template <int U> __device__ __forceinline__ void xp_store_rot(bf16_t *dst, u32x4 o0, u32x4 o1);
#define DA_XP_STORE_ROT(U, R0, R1)                                                                                        \
    template <> __device__ __forceinline__ void xp_store_rot<U>(bf16_t * dst, u32x4 o0, u32x4 o1) {                       \
        asm volatile("global_store_dwordx4 %0, %1, off\n\tglobal_store_dwordx4 %0, %2, off offset:16" ::"v"(dst), R0(o0), R1(o1) : "memory"); \
    }
DA_XP_STORE_ROT(0, "{v[224:227]}", "{v[228:231]}")
DA_XP_STORE_ROT(1, "{v[232:235]}", "{v[236:239]}")
DA_XP_STORE_ROT(2, "{v[240:243]}", "{v[244:247]}")
DA_XP_STORE_ROT(3, "{v[248:251]}", "{v[252:255]}")
#undef DA_XP_STORE_ROT
template <int U> struct XpSlot { static constexpr int value = U; };

template <int KIN, bool QKV, int ACT>
__global__ __launch_bounds__(512) void k_gemm_xpanel(GemmParams p, const u32x4 *__restrict__ Wp, int T, int ncg) {
    constexpr int KS = KIN / 16;
    constexpr int ROWB = KIN * 2;
    constexpr int TILEB = 32 * ROWB;
    constexpr int NDMA = TILEB / 1024;
    constexpr int CPR = ROWB / 16;
    extern __shared__ __attribute__((aligned(16))) unsigned char smem[];
    unsigned char *panel = smem;
    unsigned char *slots = smem + T * TILEB;
    float *bias_s = (float *)(slots + T * 128);
    const int tid = threadIdx.x, lane = tid & 63;
    const int wid = __builtin_amdgcn_readfirstlane(tid >> 6);
    const int nrt = (p.M + 31) >> 5;
    const int t0 = blockIdx.x * T;
    const int ntile = min(T, nrt - t0);
    if (ntile <= 0) return;
    const int i32 = lane & 31, half = lane >> 5;

    u32x4 wA[KS], wB[KS];
    const unsigned wlane = (unsigned)lane * 16u;
    auto load_w = [&](u32x4 (&wf)[KS], int g) {
        const char *src = (const char *)(Wp + ((size_t)(g * 8 + wid) * KS) * 64);
#pragma unroll
        for (int s = 0; s < KS; ++s)
            asm volatile("global_load_dwordx4 %0, %1, %2" : "=v"(wf[s]) : "v"(wlane), "s"(src + s * 1024) : "memory");
    };
    load_w(wA, 0);
    {
        const int rsub = lane / CPR, pc = lane % CPR;
        const unsigned panel_lds = (unsigned)(size_t)panel, slots_lds = (unsigned)(size_t)slots;
        for (int t = wid; t < ntile; t += 8) {
            const int row0 = (t0 + t) * 32;
            const char *base = (const char *)p.A + (size_t)row0 * (size_t)p.lda * 2;
            const int rmax = p.M - 1 - row0;
#pragma unroll
            for (int q = 0; q < NDMA; ++q) {
                const int row = q * (64 / CPR) + rsub;
                const int lc = pc ^ (row & 15);
                xp_dma16(panel_lds + t * TILEB + q * 1024, (unsigned)min(row, rmax) * (unsigned)p.lda * 2u + (unsigned)lc * 16u, base);
            }
            if (QKV && lane < 32) xp_dma4(slots_lds + t * 128, (unsigned)min(lane, rmax) * 4u, p.row_map + row0);
        }
        for (int c = tid; c < ncg * 256; c += 512) bias_s[c] = (p.bias && c < p.Nout) ? p.bias[c] : 0.f;
        asm volatile("s_waitcnt vmcnt(0)" ::: "memory");
        __syncthreads();
    }
    if (ncg > 1) load_w(wB, 1);

    auto run_group = [&](u32x4 (&wf)[KS], int g) {
        const int col0 = g * 256 + wid * 32;
        const bool active = col0 < p.Nout;
        const int colc = col0 + 16 * half;
        f32x16p bzv;
#pragma unroll
        for (int e = 0; e < 4; ++e) {
            const f32x4 b = *(const f32x4 *)(bias_s + colc + 4 * e);
            bzv[4 * e] = b[0]; bzv[4 * e + 1] = b[1]; bzv[4 * e + 2] = b[2]; bzv[4 * e + 3] = b[3];
        }
        bf16_t *dbase;
        size_t rstride;
        bool use_slot = false;
        if (!QKV) {
            dbase = (bf16_t *)p.out + colc;
            rstride = (size_t)p.ldo;
        } else {
            const int which = min(colc / p.HC, 3), f = colc - which * p.HC;
            if (which == 2 && p.Cv > 0) {
                const int h = f / p.Cv, c = f - h * p.Cv;
                dbase = (bf16_t *)p.Vt + (size_t)h * p.n_pad * p.Cv + c;
                rstride = (size_t)p.Cv;
                use_slot = true;
            } else if (which == 3) {
                dbase = (bf16_t *)p.S + f;
                rstride = (size_t)p.HC;
            } else {
                const int h = f / p.C, c = f - h * p.C;
                dbase = (bf16_t *)(which == 0 ? p.Q : (which == 1 ? p.Kb : p.Vt)) + (size_t)h * p.n_pad * p.C + c;
                rstride = (size_t)p.C;
                use_slot = true;
            }
        }
        auto tile_body = [&](int t, auto slot) {
            const unsigned char *buf = panel + t * TILEB + i32 * ROWB;
            f32x16p acc;
#pragma unroll
            for (int r = 0; r < 16; ++r) acc[r] = 0.f;
            constexpr int PF = 4, NG = KS / PF;
            u32x4 xa[2][PF];
#pragma unroll
            for (int s = 0; s < PF; ++s) xa[0][s] = *(const u32x4 *)(buf + (((2 * s + half) ^ (i32 & 15)) << 4));
#pragma unroll
            for (int gq = 0; gq < NG; ++gq) {
                if (gq + 1 < NG) {
#pragma unroll
                    for (int s = 0; s < PF; ++s)
                        xa[(gq + 1) & 1][s] = *(const u32x4 *)(buf + (((2 * ((gq + 1) * PF + s) + half) ^ (i32 & 15)) << 4));
                }
                __builtin_amdgcn_sched_barrier(0);
#pragma unroll
                for (int s = 0; s < PF; ++s)
                    acc = __builtin_amdgcn_mfma_f32_32x32x16_bf16(__builtin_bit_cast(bf16x8, wf[gq * PF + s]),
                                                                  __builtin_bit_cast(bf16x8, xa[gq & 1][s]), acc, 0, 0, 0);
                __builtin_amdgcn_sched_barrier(0);
            }
            bf16x8 o0, o1;
#pragma unroll
            for (int e = 0; e < 8; ++e) {
                o0[e] = (__bf16)apply_act(acc[e] + bzv[e], ACT);
                o1[e] = (__bf16)apply_act(acc[8 + e] + bzv[8 + e], ACT);
            }
            const bool lastt = t == ntile - 1;
            if (lastt) {
                asm volatile("s_waitcnt vmcnt(0)" ::: "memory");
            }
            const int m = (t0 + t) * 32 + i32;
            if (active && m < p.M && !(p.debug & 256)) {
                const size_t ridx = use_slot ? (size_t)((const int32_t *)(slots + t * 128))[i32] : (size_t)m;
                bf16_t *dst = dbase + ridx * rstride;
                xp_store_rot<decltype(slot)::value>(dst, __builtin_bit_cast(u32x4, o0), __builtin_bit_cast(u32x4, o1));
            }
        };
        for (int t = 0; t < ntile; t += 4) {
            tile_body(t, XpSlot<0>());
            if (t + 1 < ntile) tile_body(t + 1, XpSlot<1>());
            if (t + 2 < ntile) tile_body(t + 2, XpSlot<2>());
            if (t + 3 < ntile) tile_body(t + 3, XpSlot<3>());
        }
        __builtin_amdgcn_sched_barrier(0);
        if (g + 2 < ncg) load_w(wf, g + 2);
        __builtin_amdgcn_sched_barrier(0);
    };
    for (int g = 0; g < ncg; g += 2) {
        run_group(wA, g);
        if (g + 1 < ncg) run_group(wB, g + 1);
    }
}

int xpanel_mode() {
    const int v = cfg().xpanel;
    if (v >= 0) return v ? 1 : 0;
    const bool other = DA_XENV_SET("DA_DISABLE_WREG") || DA_XENV_SET("DA_WREG2") || DA_XENV_SET("DA_WREG_DIRECT") || DA_XENV_SET("DA_DISABLE_ASTAT") ||
                       DA_XENV_SET("DA_GEMM_DEBUG") || DA_XENV_SET("DA_GEMM_PROF_PTR") || DA_XENV_SET("DA_GEMM_THIN");
    return other ? 0 : 2;
}
bool xpanel_in_model() { return xpanel_mode() != 0; }
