constexpr int RS_THREADS = 1024;
__global__ __launch_bounds__(RS_THREADS) void gram_rowmean_stats_kernel(const double *__restrict__ rowmean, SegPlan plan,
                                                                        int slots_per_wg, double *__restrict__ stat_part) {
  __shared__ double sn[RS_THREADS / 64], smu[RS_THREADS / 64], sm2[RS_THREADS / 64];
  int f, wl, wpf, base;
  int64_t lo, hi;
  if (!seg_locate(plan, blockIdx.x, f, wl, wpf, base, lo, hi)) return;
  const int lane = threadIdx.x & 63, wave = threadIdx.x >> 6;
  RowStats st;
  st.init();
  const int64_t step = (int64_t)wpf * RS_THREADS;
  int64_t row = lo + (int64_t)wl * RS_THREADS + threadIdx.x;
  for (; row + 3 * step < hi; row += 4 * step) {
    const double a = rowmean[row], b = rowmean[row + step], c = rowmean[row + 2 * step], d = rowmean[row + 3 * step];
    st.push(a, true); st.push(b, true); st.push(c, true); st.push(d, true);
  }
  for (; row < hi; row += step) st.push(rowmean[row], true);
  double n = st.cnt, mu = st.mean(), m2 = st.m2();
  for (int o = 32; o > 0; o >>= 1) {
    const double on = __shfl_down(n, o, 64), om = __shfl_down(mu, o, 64), os = __shfl_down(m2, o, 64);
    chan_merge(n, mu, m2, on, om, os);
  }
  if (lane == 0) { sn[wave] = n; smu[wave] = mu; sm2[wave] = m2; }
  __syncthreads();
  double *q = stat_part + (int64_t)blockIdx.x * slots_per_wg * 3;
  if (threadIdx.x == 0) {
    n = 0.0; mu = 0.0; m2 = 0.0;
    for (int w = 0; w < RS_THREADS / 64; ++w) chan_merge(n, mu, m2, sn[w], smu[w], sm2[w]);
    q[0] = n; q[1] = mu; q[2] = m2;
  }
  for (int e = 3 + threadIdx.x; e < slots_per_wg * 3; e += RS_THREADS) q[e] = 0.0;
}

template <int MT, int VEC, typename TX>
__global__ __launch_bounds__(GramCfg<MT>::NW * 64) void stats_gram_kernel(
    const TX *__restrict__ X, int64_t ldx, int m, int center_i, SegPlan plan,
    double *__restrict__ rowmean, double *__restrict__ stat_part, double *__restrict__ slab, double *__restrict__ rowsum) {
  using S = GramShape<MT>;
  using C = GramCfg<MT>;
  constexpr int NU = S::NU;
  static_assert(NU * C::KS == C::NW, "waves = units x k slices");
  __shared__ double lds[2][C::R * S::MP];

  int f, wl, wpf, base;
  int64_t lo, hi;
  if (!seg_locate(plan, blockIdx.x, f, wl, wpf, base, lo, hi)) return;

  const int lane = threadIdx.x & 63;
  const int wave = __builtin_amdgcn_readfirstlane(threadIdx.x >> 6);
  const int unit = wave % NU, ks = wave / NU;
#define GRAM_UNIT(UV)                                                                                        \
  case UV:                                                                                                   \
    if constexpr (UV < NU)                                                                                   \
      gram_wave<MT, UV, VEC, TX>(X, ldx, m, center_i, lo, hi, wl, wpf, ks, wave, lane, lds[0],    \
                        lds[1], rowmean, stat_part, slab, rowsum);                                           \
    break;
  switch (unit) {
    GRAM_UNIT(0) GRAM_UNIT(1) GRAM_UNIT(2) GRAM_UNIT(3) GRAM_UNIT(4) GRAM_UNIT(5) GRAM_UNIT(6) GRAM_UNIT(7)
    default: break;
  }
#undef GRAM_UNIT
}

template <int MT>
__global__ __launch_bounds__(1024) void gram_finalize_kernel(
    const double *__restrict__ slab, const double *__restrict__ stat_part, int m, SegPlan plan,
    int slots_per_wg, double *__restrict__ gram, double *__restrict__ fstats, int ldg, int origin) {
  constexpr int T = GramShape<MT>::T;
  constexpr int KS = GramOut<MT>::KSO;
  __shared__ double red[4][256];
  const int f = blockIdx.y;
  const int tile = blockIdx.x;
  int base = 0, wpf = 0;
  {
    int acc = 0;
    const int f0 = seg_first_feature(plan), f1 = seg_last_feature(plan);
    for (int ff = f0; ff <= f1; ++ff) {
      int64_t lo, hi;
      seg_range(plan, ff, lo, hi);
      const int w = seg_wgs(plan, hi - lo);
      if (ff == f) { base = acc; wpf = w; }
      acc += w;
    }
  }
  int ti, tj;
  tile_coords<MT>(tile, ti, tj);
  const int e = threadIdx.x & 255, g = threadIdx.x >> 8;
  const int np = wpf * KS;
  const double *sp = slab + ((int64_t)base * KS * T + tile) * 256 + e;
  const int64_t stride = (int64_t)T * 256;
  double s0 = 0.0, s1 = 0.0, s2 = 0.0, s3 = 0.0;
  int p = g;
  for (; p + 12 < np; p += 16) {
    s0 += sp[p * stride];
    s1 += sp[(p + 4) * stride];
    s2 += sp[(p + 8) * stride];
    s3 += sp[(p + 12) * stride];
  }
  for (; p < np; p += 4) s0 += sp[p * stride];
  red[g][e] = (s0 + s1) + (s2 + s3);
  __syncthreads();
  if (g == 0) {
    const double sum = (red[0][e] + red[1][e]) + (red[2][e] + red[3][e]);
    const int l = e & 63, reg = e >> 6;
    const int gi = ti * 16 + (l >> 4) + 4 * reg, gj = tj * 16 + (l & 15);
    if (gi < m && gj < m) {
      double *G = gram + (int64_t)f * ldg * ldg + (int64_t)origin * ldg + origin;
      G[(int64_t)gi * ldg + gj] = sum;
      if (ti != tj) G[(int64_t)gj * ldg + gi] = sum;
    }
  }
  if (tile == 0) {
// ... 21 lines not shown
template <int MT>
int occupancy_wgs() {
  static int cached = 0;
  if (cached) return cached;
  int per_cu = 0;
  if (hipOccupancyMaxActiveBlocksPerMultiprocessor(&per_cu, stats_gram_kernel<MT, 2, double>, GramCfg<MT>::NW * 64, 0) != hipSuccess ||
      per_cu < 1)
    per_cu = 1;
  if (per_cu > 4) per_cu = 4;
  cached = per_cu * spr_cus_or_default();
  return cached;
}

template <int MT>
SegPlan make_plan(int64_t n_rows, int64_t row0, int64_t n_points, int32_t n_features) {
  SegPlan p;
  p.row0 = row0; p.n_rows = n_rows; p.n_points = n_points; p.n_features = n_features;
  p.total_wg = occupancy_wgs<MT>();
  p.chunk_rows = GramCfg<MT>::R;
  return p;
}

template <int MT>
size_t workspace_bytes(int32_t n_features) {
  using RT = RowTile<MT, GramCfg<MT>::R, GramShape<MT>::MP, GramCfg<MT>::NW, GramCfg<MT>::LPRMAX>;
  const int64_t max_grid = (int64_t)occupancy_wgs<MT>() + n_features;
  return (size_t)max_grid * GramCfg<MT>::KS * GramShape<MT>::T * 256 * sizeof(double) +
         (size_t)max_grid * RT::ROWS_PER_IT * 3 * sizeof(double);
}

§ **Task brief**
When the line with "if (which == 2" is reached in the data above, start copying there, and copy each line exactly until the line with "else if (which" has been copied; copy nothing else.

§ **Exercise response**
            if (which == 2 && p.Cv > 0) {
                const int h = f / p.Cv, c = f - h * p.Cv;
                dbase = (bf16_t *)p.Vt + (size_t)h * p.n_pad * p.Cv + c;
                rstride = (size_t)p.Cv;
                use_slot = true;
            } else if (which == 3) {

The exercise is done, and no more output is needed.